Collected samples were separated by CsCl/4 M guanidinium chloride density gradient centrifugation (Thornton et al., 1999). The starting density was 1.4 g/ml and a Beckman Ti70 rotor was used to generate the gradient in an ultracentrifuge at 164,685 g for 68 hours at 15°C. Fractions (0.5 ml) were taken and assessed for PNA reactivity and density. Positive fractions were pooled, reduced and alkylated, and concentrated on Vivaspin columns before mass spectrometry.

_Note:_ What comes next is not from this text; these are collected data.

-            case 0: hipLaunchKernelGGL((k_conv1d_f64p<false, false, 2>), grid, dim3(256), plds, be->stream, a); break;
-            case 1: hipLaunchKernelGGL((k_conv1d_f64p<false, true, 2>), grid, dim3(256), plds, be->stream, a); break;
-            case 2: hipLaunchKernelGGL((k_conv1d_f64p<true, false, 2>), grid, dim3(256), plds, be->stream, a); break;
-            case 3: hipLaunchKernelGGL((k_conv1d_f64p<true, true, 2>), grid, dim3(256), plds, be->stream, a); break;
-            case 4: hipLaunchKernelGGL((k_conv1d_f64p<false, false, 3>), grid, dim3(256), plds, be->stream, a); break;
-            case 5: hipLaunchKernelGGL((k_conv1d_f64p<false, true, 3>), grid, dim3(256), plds, be->stream, a); break;
-            case 6: hipLaunchKernelGGL((k_conv1d_f64p<true, false, 3>), grid, dim3(256), plds, be->stream, a); break;
-            default: hipLaunchKernelGGL((k_conv1d_f64p<true, true, 3>), grid, dim3(256), plds, be->stream, a); break;
-        }
+#define TTS_CONV1D_PACKED(XREG)                                                                                                     \
+    switch (psel) {                                                                                                                  \
+        case 0: hipLaunchKernelGGL((k_conv1d_f64p<false, false, 2, XREG>), grid, dim3(256), plds, be->stream, a); break;             \
+        case 1: hipLaunchKernelGGL((k_conv1d_f64p<false, true, 2, XREG>), grid, dim3(256), plds, be->stream, a); break;              \
+        case 2: hipLaunchKernelGGL((k_conv1d_f64p<true, false, 2, XREG>), grid, dim3(256), plds, be->stream, a); break;              \
+        case 3: hipLaunchKernelGGL((k_conv1d_f64p<true, true, 2, XREG>), grid, dim3(256), plds, be->stream, a); break;               \
+        case 4: hipLaunchKernelGGL((k_conv1d_f64p<false, false, 3, XREG>), grid, dim3(256), plds, be->stream, a); break;             \
+        case 5: hipLaunchKernelGGL((k_conv1d_f64p<false, true, 3, XREG>), grid, dim3(256), plds, be->stream, a); break;              \
+        case 6: hipLaunchKernelGGL((k_conv1d_f64p<true, false, 3, XREG>), grid, dim3(256), plds, be->stream, a); break;              \
+        default: hipLaunchKernelGGL((k_conv1d_f64p<true, true, 3, XREG>), grid, dim3(256), plds, be->stream, a); break;              \
+    }
+        if (be->conv_xreg) { TTS_CONV1D_PACKED(true) } else { TTS_CONV1D_PACKED(false) }
+#undef TTS_CONV1D_PACKED
     } else if (nz == 1 && be->conv_acc_mode != 2 && be->conv_tile96 && a.OC % 96 == 0) {
         grid.y = (unsigned)(a.OC / 96);
         lds += 32 * (size_t)a.rs * 4;
@@ -928,25 +963,168 @@
     }
 }
 
-void launch_conv_transpose_1d(tts_hip_backend * be, const tts_tensor * node) {
+template <int S, bool W16, int NWV>
+__global__ __launch_bounds__(64 * NWV) __attribute__((amdgpu_waves_per_eu(NWV == 8 ? (S <= 8 ? 4 : 2) : 1))) void k_convt_f64_img(TD y, TD x, uint32_t x_bytes, const float * __restrict__ wimg, int OC, int IC, int p) {
+    constexpr int JM = 2, K = 2 * S, NT = 64 * NWV, HN = NWV == 8 ? 1 : 2;
+    constexpr int QT = 64, OCT = 32, ICC = 16, XW = QT + JM - 1, XWP = 80;
+    constexpr int NX = ICC * XW, NW4 = ICC * K * OCT / 4;
+    constexpr int XR = (NX + NT - 1) / NT, WR = NW4 / NT;
+    static_assert(NW4 % NT == 0, "whole 16-byte pieces per thread");
+    __shared__ float xs[ICC][XWP];
+    __shared__ f32x4_t ws4[NW4];
+    const float * ws = (const float *)ws4;
+    const int tid = threadIdx.x, lane = tid & 63, qw = (tid >> 6) & 3, h0 = NWV == 8 ? tid >> 8 : 0;
+    const int c16 = lane & 15, kq = lane >> 4;
+    const int64_t L = x.ne[0], OL = y.ne[0];
+    const int64_t q0 = (int64_t)blockIdx.x * QT;
+    const int oc0 = blockIdx.y * OCT;
+    f64x4_t acc[S][HN];
+#pragma unroll
+    for (int r = 0; r < S; ++r)
+#pragma unroll
+        for (int h = 0; h < HN; ++h) acc[r][h] = (f64x4_t){0.0, 0.0, 0.0, 0.0};
+    const int nchunk = (IC + ICC - 1) / ICC;
+    const f32x4_t * wp = (const f32x4_t *)wimg + (int64_t)blockIdx.y * nchunk * NW4 + tid;
+    const uint32_t OOB = 0x80000000u;
+    const auto xd = __builtin_amdgcn_make_buffer_rsrc(x.data, 0, x_bytes, 0x00020000);
+    uint32_t xrel[XR];
+#pragma unroll
+    for (int u = 0; u < XR; ++u) {
+        const int t = tid + NT * u;
+        const int ic = t / XW, qq = t - ic * XW;
+        const int64_t pos = q0 - (JM - 1) + qq;
+        xrel[u] = t < NX && pos >= 0 && pos < L ? (uint32_t)(pos * x.nb[0] + (int64_t)ic * x.nb[1]) : OOB;
+    }
+    float xr[XR];
+    f32x4_t wr[WR];
+    auto fetch = [&](int ic0) {
+        const int nic = min(ICC, IC - ic0);
+        const uint32_t xc = (uint32_t)((int64_t)ic0 * x.nb[1]);
+#pragma unroll
+        for (int u = 0; u < XR; ++u) {
+            const uint32_t off = (xrel[u] == OOB || tid + NT * u >= nic * XW) ? OOB : xrel[u] + xc;
+            xr[u] = __builtin_bit_cast(float, __builtin_amdgcn_raw_buffer_load_b32(xd, off, 0, 0));
+            if (W16) xr[u] = __half2float(__float2half_rn(xr[u]));
+        }
+#pragma unroll
+        for (int u = 0; u < WR; ++u) wr[u] = wp[NT * u];
+        wp += NW4;
+    };
+    fetch(0);
+    for (int ic0 = 0; ic0 < IC; ic0 += ICC) {
+#pragma unroll
+        for (int u = 0; u < XR; ++u) {
+            const int t = tid + NT * u;
+            if (t < NX) xs[t / XW][t % XW] = xr[u];
+        }
+#pragma unroll
+        for (int u = 0; u < WR; ++u) ws4[tid + NT * u] = wr[u];
+        __syncthreads();
+        if (ic0 + ICC < IC) fetch(ic0 + ICC);
+#pragma unroll
+        for (int kk = 0; kk < 4; ++kk) {
+            const int icl = 4 * kk + kq;
+            float bx[JM], aw[JM][S][HN];
+#pragma unroll
+            for (int j = 0; j < JM; ++j) {
+                bx[j] = xs[icl][qw * 16 + c16 + (JM - 1) - j];
+#pragma unroll
+                for (int r = 0; r < S; ++r)
+#pragma unroll
+                    for (int h = 0; h < HN; ++h) aw[j][r][h] = ws[convt_pack_index(r + S * j, h0 + h, icl, c16)];
+            }
+#pragma unroll
+            for (int j = 0; j < JM; ++j) {
+                const double bv = (double)bx[j];
+#pragma unroll
+                for (int r = 0; r < S; ++r)
+#pragma unroll
+                    for (int h = 0; h < HN; ++h) acc[r][h] = __builtin_amdgcn_mfma_f64_16x16x4f64((double)aw[j][r][h], bv, acc[r][h], 0, 0, 0);
+            }
+        }
+        __syncthreads();
+    }
+    const int64_t q = q0 + qw * 16 + c16;
+#pragma unroll
+    for (int r = 0; r < S; ++r) {
+        const int64_t o = q * S + r - p;
+        if (o < 0 || o >= OL) continue;
+#pragma unroll
+        for (int h = 0; h < HN; ++h)
+#pragma unroll
+            for (int e = 0; e < 4; ++e) {
+                const int oc = oc0 + (h0 + h) * 16 + kq + 4 * e;
+                if (oc < OC) *(float *)(y.data + o * y.nb[0] + (int64_t)oc * y.nb[1]) = (float)acc[r][h][e];
+            }
+    }
+}
+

Samples were exchanged into 2 M urea (50 mM ammonium bicarbonate) using Vivaspin columns and digested overnight in trypsin (1 μg, Sigma). The tryptic peptides were purified using ZipTips (Millipore) and solubilised in 0.1% formic acid. Tryptic peptides were separated by reverse phase liquid chromatography (LC) and analysed by tandem mass spectrometry (LC-MS/MS) using a NanoAcquity LC (Waters, Manchester, UK) coupled to a LTQ Velos mass spectrometer (Thermo Fisher Scientific). MS/MS data were searched using Mascot 2.4 (Matrix Science, UK) software against a custom database consisting of the SWISSPROT database with additional predicted Xenopus tropicalis-specific mucin sequences (Lang et al., 2007). The parameters were as follows: Carbamidomethyl (C) as fixed modification, Oxidation (M) as variable modification, peptides mass tolerance of 1.2 Da, fragments mass tolerance 0.6 Da, 1 missed cleavage maximum.

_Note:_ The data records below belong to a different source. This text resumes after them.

@@ -417,7 +452,7 @@
     float dz = 0.f, xbl = 0.f, tls = 0.f;
     float h2 = 0.f, h1 = 0.f;
     float gw0s = 0.f, gw1s = 0.f, gb1s = 0.f, gbs = 0.f, g0s = 0.f, g1s = 0.f, db0s = 0.f;
-    float aA = 0.f, aE = 0.f;
+    float aA = 0.f, aE = 0.f, aEv = 0.f;
     float f1n = 0.f, f2n = 0.f;
     f32x4_t wth[HQ + HB > 0 ? HQ + HB : 1][2];
     v2f GO[NO];
@@ -477,8 +512,9 @@
       const float4 xa = *reinterpret_cast<const float4*>(xT + r0 * RB + B * hf);
       const float4 xc = *reinterpret_cast<const float4*>(xT + (r0 + 4) * RB + B * hf);
       {
-        const float acc0 = w0[0] * xa.x + w0[1] * xc.x, acc1 = w0[0] * xa.y + w0[1] * xc.y;
-        const float acc2 = w0[0] * xa.z + w0[1] * xc.z, acc3 = w0[0] * xa.w + w0[1] * xc.w;
+        const float wa = S_SM ? PW0.x : w0[0], wc = S_SM ? PW0.y : w0[1];
+        const float acc0 = wa * xa.x + wc * xc.x, acc1 = wa * xa.y + wc * xc.y;
+        const float acc2 = wa * xa.z + wc * xc.z, acc3 = wa * xa.w + wc * xc.w;
         const bool qb1 = (r0 >> 1) & 1, qb0 = r0 & 1;
         const float k0 = qb1 ? acc2 : acc0, k1 = qb1 ? acc3 : acc1;
         const float s0 = qb1 ? acc0 : acc2, s1 = qb1 ? acc1 : acc3;
@@ -517,13 +553,15 @@
           if (role) a.stage[64 + tid] = pb < bs_st ? raw_next : 0u;
           if (tid == 0) a.stage[0] = bs_st > 0 ? (uint32_t)(sb + 2) : 0u;
         }
-        if (role) {
-          const uint32_t v = (have_next && pb < bs_next) ? raw_next : 0u;
-          uint32_t* dst = (role == 1) ? reinterpret_cast<uint32_t*>(lds + XT + xbn * DMAX * RB) + pk * RB + pb
-                                      : reinterpret_cast<uint32_t*>(lds + LAB) + xbn * RB + pb;
-          *dst = v;
-        }
-        ridx_next = role ? ridx_next2 : 0;
+        if (pf_wave) {
+          if (role) {
+            const uint32_t v = (have_next && pb < bs_next) ? raw_next : 0u;
+            uint32_t* dst = (role == 1) ? reinterpret_cast<uint32_t*>(lds + XT + xbn * DMAX * RB) + pk * RB + pb
+                                        : reinterpret_cast<uint32_t*>(lds + LAB) + xbn * RB + pb;
+            *dst = v;
+          }
+          ridx_next = role ? ridx_next2 : 0;
+        }
       }
       B5STAMP(1)
       lds_barrier();
@@ -559,8 +597,13 @@
           if constexpr (S_DROP) {
             uint32_t gnext = gstep + 1u;
             asm volatile("" : "+s"(gnext));
-            f1n = b5_drop(a.seed, gnext, el0[0], p_drop, scale);
-            f2n = b5_drop(a.seed, gnext, el1[0], p_drop, scale);
+            if constexpr (S_DINT) {
+              f1n = b5_drop_int(a.seed, gnext, el0[0], drop_thr, scale);
+              f2n = b5_drop_int(a.seed, gnext, el1[0], drop_thr, scale);
+            } else {
+              f1n = b5_drop(a.seed, gnext, el0[0], p_drop, scale);
+              f2n = b5_drop(a.seed, gnext, el1[0], p_drop, scale);
+            }
             asm volatile("" : "+v"(f1n), "+v"(f2n));
           }
           if constexpr (S_TAB) {
@@ -576,23 +619,39 @@
             }
             aA = rl(tabA, ti);
             aE = rl(tabE, ti);
+            if constexpr (S_SM) {
+              aEv = aE;
+              asm volatile("" : "+v"(aEv));
+            }
           }
           __builtin_amdgcn_sched_barrier(0);
         }
         const float z = ((q[0] + q[1]) + (q[2] + q[3])) + ((q[4] + q[5]) + (q[6] + q[7]));
-        h2 = fmaxf(z + pb1, 0.f) * f2[hf];
+        h2 = fmaxf(z + (S_SM ? PSm.y : pb1), 0.f) * f2[hf];
         const float t0s = sum_bits2to5(pw2[0] * h2), t1s = sum_bits2to5(pw2[1] * h2);
-        const unsigned long long msk = __ballot(h2 > 0.f);
-        if (l < 8) lds[LOGP + mpar * (NW * 8) + w * 8 + l] = cb ? t1s : t0s;
-        if (l == 0)
-          *reinterpret_cast<uint2*>(lds + MSK + mpar * (NW * 2) + w * 2) = make_uint2((uint32_t)msk, (uint32_t)(msk >> 32));
+        if constexpr (S_DZF) {
+          lds[LY::DZF + mpar * (H * 4) + u * 4 + r0] = h2 > 0.f ? scale : 0.f;
+          if (l < 8) lds[LOGP + mpar * (NW * 8) + w * 8 + l] = cb ? t1s : t0s;
+        } else {
+          const unsigned long long msk = __ballot(h2 > 0.f);
+          if (l < 8) lds[LOGP + mpar * (NW * 8) + w * 8 + l] = cb ? t1s : t0s;
+          if (l == 0)
+            *reinterpret_cast<uint2*>(lds + MSK + mpar * (NW * 2) + w * 2) = make_uint2((uint32_t)msk, (uint32_t)(msk >> 32));
+        }
       }
       B5STAMP(3)
       lds_barrier();
       B5STAMP(4)
 
-      const uint2 mw0 = *reinterpret_cast<const uint2*>(lds + MSK + mpar * (NW * 2) + 2 * (l >> 4));
-      const uint2 mw1 = *reinterpret_cast<const uint2*>(lds + MSK + mpar * (NW * 2) + 2 * ((l >> 4) + 4));
+      uint2 mw0 = make_uint2(0u, 0u), mw1 = mw0;
+      float4 zf0 = make_float4(0.f, 0.f, 0.f, 0.f), zf1 = zf0;
+      if constexpr (S_DZF) {
+        zf0 = *reinterpret_cast<const float4*>(lds + LY::DZF + mpar * (H * 4) + l * 4);
+        zf1 = *reinterpret_cast<const float4*>(lds + LY::DZF + mpar * (H * 4) + (l + 64) * 4);
+      } else {
+        mw0 = *reinterpret_cast<const uint2*>(lds + MSK + mpar * (NW * 2) + 2 * (l >> 4));
+        mw1 = *reinterpret_cast<const uint2*>(lds + MSK + mpar * (NW * 2) + 2 * ((l >> 4) + 4));
+      }
       float lg0 = 0.f;
       if constexpr (HB > 0) {
         lg0 = lds[LOGP + mpar * (NW * 8) + l];
@@ -665,8 +724,21 @@
         const float rss = __builtin_amdgcn_rcpf(step_size);
         aA = sqc2 * rbc2 * rss * rc1;
         aE = a.eps * rss * rc1;
-      }
-      {
+        if constexpr (S_SM) aEv = aE;
+      }
+      if constexpr (S_DZF) {
+#pragma unroll
+        for (int j = 0; j < 2; ++j) {
+          const float2 wv = j ? wv1 : wv0;
+          const float4 zf = j ? zf1 : zf0;
+          const float fr[4] = {zf.x, zf.y, zf.z, zf.w};
+#pragma unroll
+          for (int r = 0; r < 4; ++r) {
+            const float g = wv.x * dz3[r][0] + wv.y * dz3[r][1];
+            dz2m[hf][j][r] = g * fr[r];
+          }
+        }
+      } else {
         const int sh4 = 4 * (l & 15);
 #pragma unroll
         for (int j = 0; j < 2; ++j) {
@@ -693,8 +765,15 @@
         float gdz = pw2[0] * dr0 + pw2[1] * dr1;
         gdz = h2 > 0.f ? gdz * scale : 0.f;
         const float gb1 = quad_sum(gdz);
-        const float gbh = (l & 1) ? (dz3[0][1] + dz3[1][1]) + (dz3[2][1] + dz3[3][1])
-                                  : (dz3[0][0] + dz3[1][0]) + (dz3[2][0] + dz3[3][0]);
+        float gbh;
+        if constexpr (S_DB2) {
+          const float qs = quad_sum(dz);
+          const float qo = dpp<0x12C>(qs);
+          gbh = (l & 1) ? qo : qs;
+        } else {
+          gbh = (l & 1) ? (dz3[0][1] + dz3[1][1]) + (dz3[2][1] + dz3[3][1])
+                        : (dz3[0][0] + dz3[1][0]) + (dz3[2][0] + dz3[3][0]);
+        }
         gw0s = hf == 0 ? gw0 : gw0s + gw0;
         gw1s = hf == 0 ? gw1 : gw1s + gw1;
         gb1s = hf == 0 ? gb1 : gb1s + gb1;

SEM and TEM were performed according to standard protocols. For SEM, embryos were fixed in 2.5% glutaraldehyde in 0.1 M sodium cacodylate buffer (pH 7.2) and then postfixed in osmium tetroxide. Embryos were then critical point dried and sputter-coated with gold. Imaging was performed on an FEI Model Quanta 200 ESEM. For TEM, embryos were fixed overnight in 2% formaldehyde + 2% glutaraldehyde in 0.1 M cacodylate and then post-fixed in reduced osmium. The embryos were then put in 1% tannic acid and then 1% uranyl acetate, for 1 hour each. Samples were then dehydrated in ethanol and embedded in low viscosity resin. Sections of 70 nm were cut on a Reichert-Jung Ultracut E ultramicrotome and observed using an FEI Tecnai 12 electron microscope at 80 kV.

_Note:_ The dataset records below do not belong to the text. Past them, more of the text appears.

template <int LOGA, int LOGB, bool KMODE, bool INV>
__global__ __launch_bounds__(NTT_TILE / 16) void ntt_pass_kernel(const PassParams P) {
    constexpr int LOGR = LOGA + LOGB, R = 1 << LOGR, RA = 1 << LOGA, RB = 1 << LOGB;
    constexpr int C = NTT_TILE / R;
    constexpr int GA = 16 / RA, GB = 16 / RB;
    constexpr int TG = R / 16;
    constexpr int PAD = KMODE ? 512 / R : 0;
    constexpr int ROW = RB * C + PAD;
    static_assert(LOGR >= 4 && LOGR <= 8 && LOGA <= 4 && LOGB <= 4, "tile shape");
    __shared__ u64 lds[RA * ROW];
    __shared__ u64 sfac[RB * C];

    const int t = threadIdx.x;
    const u64 u0 = (u64)blockIdx.x * C;

    auto split = [&](u64 u, u64& p, u64& rem) {
        const u64 uc = u < P.inner ? u : 0;
        if (P.np == 1) { p = uc >> P.log_s; rem = uc & (((u64)1 << P.log_s) - 1); }
        else if ((P.inner >> 32) == 0) { const u32 p32 = (u32)uc / (u32)P.s_np; p = p32; rem = (u32)uc - p32 * (u32)P.s_np; }
        else
        { p = uc / P.s_np; rem = uc - p * P.s_np; }
    };
    auto row_of = [&](u64 rem) { return P.np == 1 ? rem : (P.inner >> 32) == 0 ? (u64)((u32)rem / P.np) : rem / P.np; };
    const bool small = ((P.inner * R) >> 29) == 0;
    int cB, tb;
    if (KMODE) { tb = t % TG; cB = t / TG; } else { cB = t % C; tb = t / C; }

    const bool split_f = (P.has_tw && !P.tw_mid) || P.sc_lo;
    u64 fa_hi[GB], fa_lo[GB], fs_hi[GA], fs_lo[GA], fa[GB];
#pragma unroll
    for (int g = 0; g < GB; ++g) fa_hi[g] = fa_lo[g] = fa[g] = 1;
#pragma unroll
    for (int m = 0; m < GA; ++m) fs_hi[m] = fs_lo[m] = 1;
    auto issue_factor_loads = [&]() {
        const u64* __restrict__ lo = P.sc_lo ? P.sc_lo : P.tw_lo;
        const u64* __restrict__ hi = P.sc_lo ? P.sc_hi : P.tw_hi;
        u64 p, rem;
        split(u0 + cB, p, rem);
        const u32 rq = P.sc_lo ? (u32)row_of(rem) : 0;
#pragma unroll
        for (int g = 0; g < GB; ++g) {
            const u32 ka = tb + g * TG;
            const u32 e = P.sc_lo ? (ka << P.log_s) + rq : ((u32)p * ka) << P.log_s;
            fa_hi[g] = hi[e >> TW_LO_BITS]; fa_lo[g] = lo[e & (TW_LO - 1)];
        }
#pragma unroll
        for (int m = 0; m < GA; ++m) {
            const int i = t + m * (NTT_TILE / 16);
            const u32 kb = i / C;
            split(u0 + i % C, p, rem);
            const u32 e = P.sc_lo ? (RA * kb) << P.log_s : ((u32)p * (RA * kb)) << P.log_s;
            fs_hi[m] = hi[e >> TW_LO_BITS]; fs_lo[m] = lo[e & (TW_LO - 1)];
        }
    };

    {
        const int c = t % C, ta = t / C;
        const u64 u = u0 + c;
        const bool live = u < P.inner;
        u64 x[GA][RA];
        const bool full = u0 + C <= P.inner && (u64)(R - 1) * P.inner + u0 + C <= P.valid_in;
        const u64* __restrict__ base = P.in + (u64)(ta * GA) * P.inner + (live ? u : 0);
        if (full) {
#pragma unroll
            for (int g = 0; g < GA; ++g)
#pragma unroll
                for (int ja = 0; ja < RA; ++ja) x[g][ja] = base[(u64)(ja * RB + g) * P.inner];
        } else {
#pragma unroll
            for (int g = 0; g < GA; ++g)
#pragma unroll
                for (int ja = 0; ja < RA; ++ja) {
                    const u64 off = (u64)(ja * RB + g) * P.inner;
                    const bool ok = live && (u64)(ta * GA) * P.inner + off + u < P.valid_in;
                    const u64 v = *(ok ? base + off : P.in);
                    x[g][ja] = ok ? v : 0;
                }
        }
        if (split_f) issue_factor_loads();
#pragma unroll
        for (int g = 0; g < GA; ++g) ntt_reg<LOGA, INV>(x[g]);
        if (LOGR <= 6 && C >= 64 && LOGB > 0 && P.pre_scale == 1) {
            static_for<0, TG>([&](auto TA) {
                constexpr int ta_c = decltype(TA)::value;
                if (ta == ta_c) {
                    static_for<0, GA>([&](auto GI) {
                        constexpr int g = decltype(GI)::value, jb = ta_c * GA + g;
                        static_for<0, RA>([&](auto KA) {
                            constexpr int ka = decltype(KA)::value;
                            constexpr int e0 = (39 * (64 / (R > 64 ? 64 : R)) * jb * ka) % 192, e = INV ? (192 - e0) % 192 : e0;
                            u64 v = x[g][bitrev_c(ka, LOGA)];
                            if constexpr (e >= 96) v = gl::neg(gl::mul_pow2<e - 96>(v));
                            else v = gl::mul_pow2<e>(v);
                            lds[ka * ROW + jb * C + c] = v;
                        });
                    });
                }
            });
        } else
        {
#pragma unroll
            for (int g = 0; g < GA; ++g) {
                const int jb = ta * GA + g;
#pragma unroll
                for (int ka = 0; ka < RA; ++ka) {
                    u64 v = x[g][bitrev_c(ka, LOGA)];
                    if (LOGB > 0 && ka > 0) v = gl::mul_tw(v, P.w256[(jb * ka) << (8 - LOGR)]);
                    else if (P.pre_scale != 1) v = gl::mul_tw(v, P.pre_scale);
                    lds[ka * ROW + jb * C + c] = v;
                }
            }
        }
    }
    if (split_f) {
#pragma unroll
        for (int m = 0; m < GA; ++m) {
            u64 sv = gl::mul_tw_nc(fs_hi[m], fs_lo[m]);
            if (P.sc_lo) sv = gl::mul_tw_nc(sv, P.sc_cinv);
            sfac[t + m * (NTT_TILE / 16)] = sv;
        }
#pragma unroll
        for (int g = 0; g < GB; ++g) fa[g] = gl::mul_tw_nc(fa_hi[g], fa_lo[g]);
    }
    __syncthreads();
    {
        const int c = cB;
        const u64 u = u0 + c;
        u64 y[GB][RB];
#pragma unroll
        for (int g = 0; g < GB; ++g) {
            const int ka = tb + g * TG;
#pragma unroll
            for (int jb = 0; jb < RB; ++jb) y[g][jb] = lds[ka * ROW + jb * C + c];
        }
        u64 p, rem;
        split(u, p, rem);
        u64 tw[GB][RB];
        if (P.tw_mid) {
            const u32 sh = P.log_s - P.dshift, istep = (((u32)p * RA) << sh) * 8;
#pragma unroll
            for (int g = 0; g < GB; ++g) {
                const u32 ka = tb + g * TG, i0 = (((u32)p * ka) << sh) * 8;
#pragma unroll
                for (int kb = 0; kb < RB; ++kb) tw[g][kb] = *(const u64*)((const char*)P.tw_mid + (u32)(i0 + kb * istep));
            }
        }
#pragma unroll
        for (int g = 0; g < GB; ++g) ntt_reg<LOGB, INV>(y[g]);
        if (u >= P.inner) return;

        auto finish = [&](auto small_c) {
            constexpr bool SMALL = decltype(small_c)::value;
            u64* __restrict__ outp = P.out + p * R * P.s_np + rem;
            const u64 kstride = P.s_np;
            const u32 b0 = ((u32)p * R * (u32)P.s_np + (u32)rem) * 8, bstep = RA * (u32)P.s_np * 8;
            auto put = [&](int g, int kb, u64 v) {
                const u32 ka = tb + g * TG;
                if constexpr (SMALL) *(u64*)((char*)P.out + (u32)(b0 + ka * (u32)P.s_np * 8 + kb * bstep)) = v;
                else outp[(u64)(RA * kb + ka) * kstride] = v;
            };
            if (P.tw_mid) {
#pragma unroll
                for (int g = 0; g < GB; ++g)
#pragma unroll
                    for (int kb = 0; kb < RB; ++kb) put(g, kb, gl::mul_tw(y[g][bitrev_c(kb, LOGB)], tw[g][kb]));
            } else if (split_f) {
#pragma unroll
                for (int g = 0; g < GB; ++g)
#pragma unroll
                    for (int kb = 0; kb < RB; ++kb) {
                        const u64 f = kb == 0 ? fa[g] : gl::mul_tw_nc(fa[g], sfac[kb * C + c]);
                        put(g, kb, gl::mul_tw(y[g][bitrev_c(kb, LOGB)], f));
                    }
            } else if (P.out_scale != 1) {
#pragma unroll
                for (int g = 0; g < GB; ++g)
#pragma unroll
                    for (int kb = 0; kb < RB; ++kb) put(g, kb, gl::mul_tw(y[g][bitrev_c(kb, LOGB)], P.out_scale));
            } else {
#pragma unroll
                for (int g = 0; g < GB; ++g)
#pragma unroll
                    for (int kb = 0; kb < RB; ++kb) put(g, kb, y[g][bitrev_c(kb, LOGB)]);
            }
        };
        if (small) finish(std::true_type{});
        else finish(std::false_type{});
    }
}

We thank staff in the EM facility in the Faculty of Life Sciences, University of Manchester, for their assistance, and the Wellcome Trust for equipment grant support to the EM facility; Aleksandr Mironov, Leslie Lockey and Patrick Hill for assistance with EM; Raphael Thuret for help with collection of samples and Bethan Powell for assistance with in situ hybridisation; Saburo Nagata and Shigeyasu Tanaka for donation of antibodies; Martin Blum for sharing data and reagents prior to publication; and Kristian Franze for some help in the early stages of analysis of the phenotype.